1.  Two independent random probability samples.
2.  Interval level measurement of variable being
compared.
3.  Groups defined by catergorical variable with two
categories.
4.  For a z-test, the sampling distribution must be
normal, which can be assumed to be true if each
sample contains 100 or more cases.
5.  If either of the sample sizes is less than 30, a
t-test must be used, requiring the additional
assumptions that:
a.  the populations from which the samples are
drawn are normal.
b.  the variance of the two populations is equal,
if an equal variances t-test is used.
D.  Select an alpha level.
E.  Calculate the test statistic and decide about the null.

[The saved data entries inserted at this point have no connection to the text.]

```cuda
template <int COLS>
__device__ __forceinline__ void tmem_alloc(uint32_t smem_slot) {
  asm volatile("tcgen05.alloc.cta_group::1.sync.aligned.shared::cta.b32 [%0], %1;" ::"r"(smem_slot), "n"(COLS) : "memory");
  asm volatile("tcgen05.relinquish_alloc_permit.cta_group::1.sync.aligned;" ::: "memory");
}
template <int COLS>
__device__ __forceinline__ void tmem_dealloc(uint32_t taddr) {
  asm volatile("tcgen05.dealloc.cta_group::1.sync.aligned.b32 %0, %1;" ::"r"(taddr), "n"(COLS) : "memory");
}
__device__ __forceinline__ void fence_before_sync() { asm volatile("tcgen05.fence::before_thread_sync;" ::: "memory"); }
__device__ __forceinline__ void fence_after_sync() { asm volatile("tcgen05.fence::after_thread_sync;" ::: "memory"); }

__device__ __forceinline__ uint64_t smem_desc_sw128(uint32_t smem_addr) {
  uint64_t d = 0;
  d |= uint64_t((smem_addr >> 4) & 0x3FFFu);
  d |= uint64_t(1) << 16;
  d |= uint64_t(1024 >> 4) << 32;
  d |= uint64_t(1) << 46;
  d |= uint64_t(2) << 61;
  return d;
}
__device__ __forceinline__ uint64_t smem_desc_sw128_ex(uint32_t smem_addr, uint32_t lbo_bytes, uint32_t sbo_bytes) {
  uint64_t d = 0;
  d |= uint64_t((smem_addr >> 4) & 0x3FFFu);
  d |= uint64_t((lbo_bytes >> 4) & 0x3FFFu) << 16;
  d |= uint64_t((sbo_bytes >> 4) & 0x3FFFu) << 32;
  d |= uint64_t(1) << 46;
  d |= uint64_t(2) << 61;
  return d;
}
__device__ __forceinline__ uint64_t smem_desc_sw128_base32(uint32_t smem_addr, uint32_t lbo_bytes, uint32_t sbo_bytes) {
// ... 119 lines not shown
```

Baseline: 725.2 million.

## Keep embedding and Adam moment slabs resident in shared memory across coop steps

When both tables fit in a 48 KB per-block budget, each block of the cooperative BPR kernel bulk-loads its slice of weights and Adam m/v into shared memory at entry, using an mbarrier. The Adam update then runs from shared memory with gradients staged through cp.async, and m/v are written back only on the last step. This is meant to cut repeated global traffic for the optimizer state. It also narrows index math to 32-bit, keeps the bias-correction powers in shared memory, skips the trailing grid barrier on the last single-GPU step, and adds a tracing script. In exchange it forces the grid to full residency and adds shared-memory pressure and setup latency.

Result: faster. 764.2 million, median of 6 (+5.4%).

```diff
diff --git a/binary-recommendation_b200/csrc/bpr.cu b/binary-recommendation_b200/csrc/bpr.cu
--- a/binary-recommendation_b200/csrc/bpr.cu
+++ b/binary-recommendation_b200/csrc/bpr.cu
@@ -1,4 +1,5 @@
 #include "neumf_common.cuh"
+#include "tc.cuh"
 #include <cooperative_groups.h>
 #include <stdlib.h>
 #include <vector>
@@ -234,6 +235,7 @@
   long long spin_budget;
   int32_t prefetch;
   unsigned int* bar;
+  int32_t slab_pitch;
 };
 
 __device__ __forceinline__ void coop_st_release_sys(uint32_t* p, uint32_t v) {
@@ -278,11 +280,13 @@
 }
 
 constexpr int kStageThreads = 64;
+constexpr size_t kSlabBudget = 48 << 10;
 
 template <int LPR, int NCH>
 __global__ void __launch_bounds__(kThreads, 4) bpr_steps_coop(const BprCoopParams P) {
   namespace cg = cooperative_groups;
   cg::grid_group grid = cg::this_grid();
+  coop_stamp(P, 0, 7);
   unsigned int bar_target = P.bar ? *reinterpret_cast<volatile unsigned int*>(P.bar + 2) : 0u;
   auto gsync = [&]() {
     if (P.bar == nullptr) { grid.sync(); return; }
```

1.  Calculate the statistic.
2.  Determine the probability associated with the
statistic.
3.  Compare probability to alpha level.

II.  Comparing means in two dependent (matched, paired) populations.
A.  State the null hypothesis.
B.  Choose at statistical test.
C.  Check Assumptions.
1.  Two dependent random probability samples such that
scores from one can be mathed with scores from the
other.
2.  Interval level of measurement on variable being
compared.
3.  Sampling distribution is normally distributed which
can be assumed if the populations are normally
distributed.
D.  Select and alpha level.
E.  Calculate the test statistic and decide about the null.
1.  Calculate the statistic.
2.  Determine the probability associated with the
statistic.
3.  Compare probability to alpha level.